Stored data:
* * * * * * * * *
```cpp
template <class M>
__device__ __forceinline__ void stream_push(const PathStream &out, bool alive, int pixel, uint32_t slot, const Its<float> &next,
                                            const Vec3f &dir, const Vec3<M> &beta, const Vec3<M> &acc) {
    const unsigned long long mask = __ballot(alive);
// ... 1207 lines not shown
int run_camera(psdr_scene_s *h, const psdr_render_opts *o, const TV<R, FL> &tv, float *img, float *dimg, hipStream_t s) {
    const long long WH = (long long) h->desc.width * h->desc.height;
    const int nsp = o->spp_end - o->spp_begin;
    if (o->spp <= 0 || nsp <= 0) return 0;
    LaunchCtx cx;
    if (int rc = make_ctx(h, o, 0, cx)) return rc;
    const long long n = WH * nsp;
    h->slots[0] += (uint64_t) n;
    const int own = (h->opt.own_pixels != 0 && nsp <= 64 && 64 % nsp == 0) ? 1 : 0;
    if constexpr ((FL & kSceneForest) != 0) {
        if (o->integrator == PSDR_INTEGRATOR_DIRECT && probe_direct(h, o, n)) {
            const TangentView<0, FL> tv0{};
            TV<R, FL | kScenePre> tvp;
            for (int k = 0; k < (ad_traits<R>::K > 0 ? ad_traits<R>::K : 1); ++k) tvp.t[k] = tv.t[k];
            tvp.live = tv.live;
            LaunchCtx cxp = cx;
            plan_lds(h, cxp, 1 << 30);
            cxp.sc.n_lnodes = cxp.sc.n_lbtris = cxp.sc.n_ltri = 0;
            const long long chunk = std::min<long long>(n, launch_chunk(h, 25));
            for (long long c0 = 0; c0 < n; c0 += chunk) {
                const long long nc = std::min(chunk, n - c0);
                ProbeBuffers pb;
                const int probe_per_cu = big_launch_per_cu(h, nc);
                if (int rc = probe_buffers(h, nc, 3, pb, s, probe_per_cu)) return rc;
                const TraceQueue tq{pb.req, pb.count, pb.sub_cap};
                const int blocks = (launch_blocks(h, nc, probe_per_cu) + kWfSub - 1) / kWfSub * kWfSub;
                hipLaunchKernelGGL(k_direct_probe<FL>, dim3(blocks), dim3(kBlock), lds_bytes(cx, h), s, cx, tv0, o->spp, o->spp_begin, SlotDiv(nsp), c0, nc, tq, pb.hit, pb.mask,
                                   make_rng_jump(o->rng_offset[0] + 2));
                HIP_TRY(hipGetLastError());
                if (int rc = launch_wf_trace(h, pb.req, pb.count, pb.sub_cap, pb.hit, s)) return rc;
                hipLaunchKernelGGL(HIP_KERNEL_NAME(k_camera<G, R, PSDR_INTEGRATOR_DIRECT, FL | kScenePre, false>), dim3(launch_blocks(h, nc, camera_blocks_per_cu(h, nc))), dim3(kBlock), cxp.off_stack, s,
                                   cxp, tvp, o->spp, o->spp_begin, SlotDiv(nsp), nc, 1.f / (float) o->spp, img, dimg, WH * 3, h->d_counters, c0, ProbeView{pb.hit, pb.mask}, own);
                HIP_TRY(hipGetLastError());
            }
            return 0;
        }
    }
    bool gated = false;
    if constexpr (logd_instance<G, R, PSDR_INTEGRATOR_PATH, FL>()) {
        constexpr int K = ad_traits<R>::K;
        bool texels_only = o->integrator == PSDR_INTEGRATOR_PATH && h->opt.logd != 0 && h->desc.num_texels > 0 && h->desc.texels != nullptr;
        for (int k = 0; k < K && texels_only; ++k) {
            const psdr_tangents &t = tv.t[k];
            texels_only = t.d_texels != nullptr && !t.d_tri_info && !t.d_emitter_rad && !t.d_cam_to_world && !t.d_sec_edge && !t.d_prim_edge && !t.d_env_f;
        }
        if (texels_only) {
            if (int rc = scratch_reserve(&h->d_logd_bad, &h->logd_bad_bytes, sizeof(int), s, "log-derivative gate")) return rc;
            int *bad = reinterpret_cast<int *>(h->d_logd_bad);
            HIP_TRY(hipMemsetAsync(bad, 0, sizeof(int), s));
            TangentView<K, 0> tvk;
            for (int k = 0; k < K; ++k) tvk.t[k] = tv.t[k];
            hipLaunchKernelGGL(k_logd_check<K>, dim3((unsigned) ((h->desc.num_texels + kBlock - 1) / kBlock)), dim3(kBlock), 0, s, h->desc.texels, tvk, h->desc.num_texels, h->d_counters, bad);
            hipLaunchKernelGGL(k_logd_gate, dim3(1), dim3(64), 0, s, h->d_counters, bad);
            hipLaunchKernelGGL(HIP_KERNEL_NAME(k_camera_logd<K, FL, ((FL & kSceneTiny) != 0)>), dim3(launch_blocks(h, n, camera_blocks_per_cu(h, n))), dim3(kBlock), lds_bytes(cx, h), s, cx, tv,
                               o->spp, o->spp_begin, SlotDiv(nsp), n, 1.f / (float) o->spp, img, dimg, WH * 3, h->d_counters, own);
            HIP_TRY(hipGetLastError());
            gated = true;
        }
    }
#define PSDR_LAUNCH_CAMERA_T(INTEG, NOTREE)                                                                                        \
    hipLaunchKernelGGL(HIP_KERNEL_NAME(k_camera<G, R, INTEG, FL, NOTREE>), dim3(launch_blocks(h, n, camera_blocks_per_cu(h, n))), dim3(kBlock), lds_bytes(cx, h), s, cx, tv, o->spp, \
                       o->spp_begin, nsp, n, 1.f / (float) o->spp, img, dimg, WH * 3, h->d_counters, 0ll, ProbeView{nullptr, nullptr}, own)
#define PSDR_LAUNCH_CAMERA(INTEG) PSDR_LAUNCH_CAMERA_T(INTEG, ((FL & kSceneTiny) != 0))
    switch (o->integrator) {
        case PSDR_INTEGRATOR_DIRECT: PSDR_LAUNCH_CAMERA(PSDR_INTEGRATOR_DIRECT); break;
        case PSDR_INTEGRATOR_PATH: PSDR_LAUNCH_CAMERA(PSDR_INTEGRATOR_PATH); break;
        case PSDR_INTEGRATOR_FIELD: PSDR_LAUNCH_CAMERA(PSDR_INTEGRATOR_FIELD); break;
        default: return fail("Unknown integrator");
    }
#undef PSDR_LAUNCH_CAMERA
#undef PSDR_LAUNCH_CAMERA_T
    HIP_TRY(hipGetLastError());
    if (gated) HIP_TRY(hipMemsetAsync(h->d_counters + kLogdGateWord, 0, sizeof(unsigned long long), s));
    return 0;
}


constexpr int kWfMaxDepth = 256;
struct WfRecArgs { float *disk; long long stride, c0, nc; };
template <class M, int FL>
int run_camera_wavefront(psdr_scene_s *h, const psdr_render_opts *o, const TV<M, FL> &tv, float *img, float *dimg, hipStream_t s, const WfRecArgs *rec = nullptr) {
    constexpr int K = ad_traits<M>::K;
    const long long WH = (long long) h->desc.width * h->desc.height;
    const int nsp = o->spp_end - o->spp_begin;
    if (o->spp <= 0 || nsp <= 0) return 0;
    const long long n_all = WH * nsp;
    const long long n = rec ? rec->nc : n_all;
    bool traced = false;
    if constexpr ((FL & kSceneForest) != 0) traced = traced_wavefront(h);
    const bool binned = !traced && (FL & kSceneForest) != 0 && h->n_blas > 0 && h->wf_binned;
    const int depth = o->max_depth;
    const size_t words = 8 + 6 * (1 + K) + (traced ? 8 : 0);
    const long long cap = rec ? n : std::min(n, fit_chunk(binned ? launch_chunk(h, 24) : launch_chunk(h, traced ? 26 : 25), 2 * words * 4 * 5 / 4 + (traced ? 80 : 0), 64u << 20, h->ws_bytes));
    const auto wf_per_cu = [&](long long slots) { return traced ? big_launch_per_cu(h, slots) : 16; };
    const long long max_blocks = ((long long) launch_blocks(h, cap, wf_per_cu(cap)) + kWfSub - 1) / kWfSub * kWfSub;
    const long long binned_sub_cap = (((cap + kBlock - 1) / kBlock + kWfSub) / kWfGroups + 2) * kBlock;
    const long long cap_alloc = ((binned ? binned_sub_cap * kWfSub : cap + max_blocks * kBlock) + 63) / 64 * 64;
    const size_t cnt_ints = (size_t) (kWfMaxDepth + 1) * kWfStageInts + (traced ? (size_t) (kWfMaxDepth + 1) * kWfSub * kWfCountStride : 0);
    const size_t cnt_bytes = cnt_ints * sizeof(int32_t);
    const size_t req_bytes = traced ? (size_t) 2 * cap_alloc * 2 * sizeof(float4) : 0;
    const size_t need = 2 * words * 4 * (size_t) cap_alloc + cnt_bytes + req_bytes;
    if (int rc = workspace_reserve(h, need, s)) return rc;
    int32_t *cnt = reinterpret_cast<int32_t *>(h->d_ws);
    int32_t *req_cnt = cnt + (size_t) (kWfMaxDepth + 1) * kWfStageInts;
    PathStream st[2];
    for (int i = 0; i < 2; ++i) {
        float *b = reinterpret_cast<float *>(reinterpret_cast<char *>(h->d_ws) + cnt_bytes) + (size_t) i * words * cap_alloc;
        const long long c = cap_alloc;
        st[i].cap = c;
        st[i].pixel = reinterpret_cast<int32_t *>(b); st[i].slot = reinterpret_cast<uint32_t *>(b + c); st[i].tri = reinterpret_cast<int32_t *>(b + 2 * c);
        st[i].hu = b + 3 * c; st[i].hv = b + 4 * c; st[i].dir = b + 5 * c; st[i].beta = b + 8 * c; st[i].acc = b + (8 + 3 * (1 + K)) * c;
        st[i].hit = traced ? reinterpret_cast<float4 *>(b + (8 + 6 * (1 + K)) * c) : nullptr;
        st[i].prev_t = nullptr;
        st[i].binned = binned ? 1 : 0;
    }
    TraceQueue tq{};
    tq.req = traced ? reinterpret_cast<float4 *>(reinterpret_cast<char *>(h->d_ws) + cnt_bytes + 2 * words * 4 * (size_t) cap_alloc) : nullptr;
// ... 558 lines not shown
```

Measured before the change: 19970.

## Add compact path-tracing camera kernels with reduced state for tiny scenes

Adds specialized camera kernels for the primal and log-derivative path integrators on tiny scenes without a tree or environment map. Between bounces they carry only a minimal next-hit record (tri, u, v) instead of a full intersection struct, and they can park the per-path derivative sums in LDS. The kernels set launch bounds and an SGPR cap to raise occupancy. This trades extra LDS traffic and a second code path to maintain for lower register pressure, and they are on by default via compact_path=3.

```diff
diff --git a/psdr-cuda_amd/csrc/psdr_device.h b/psdr-cuda_amd/csrc/psdr_device.h
--- a/psdr-cuda_amd/csrc/psdr_device.h
+++ b/psdr-cuda_amd/csrc/psdr_device.h
@@ -1056,8 +1056,10 @@
     d.sh.s.x = a.sh.s.x; d.sh.s.y = a.sh.s.y; d.sh.s.z = a.sh.s.z; d.sh.t.x = a.sh.t.x; d.sh.t.y = a.sh.t.y; d.sh.t.z = a.sh.t.z;
     d.sh.n.x = a.sh.n.x; d.sh.n.y = a.sh.n.y; d.sh.n.z = a.sh.n.z;
 }
+struct NextHit { int tri; float u, v; };
 template <class NI, class G> PSDR_HD NI its_cast(const Its<G> &a) {
-    if constexpr (std::is_same<NI, Its<G>>::value) { if constexpr (is_ad<G>()) { NI r; copy_its(r, a); return r; } else return a; }
+    if constexpr (std::is_same<NI, NextHit>::value) return NextHit{a.tri, a.hu, a.hv};
+    else if constexpr (std::is_same<NI, Its<G>>::value) { if constexpr (is_ad<G>()) { NI r; copy_its(r, a); return r; } else return a; }
     else {
         Its<float> r;
         r.valid = a.valid; r.tri = a.tri; r.mesh = a.mesh; r.hu = a.hu; r.hv = a.hv;
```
* * * * * * * * *
**WHAT YOU WILL DO:** Nothing but a number is expected here: the number of lines above that hold the word "NextHit".

**RESPONSE BOX:** 2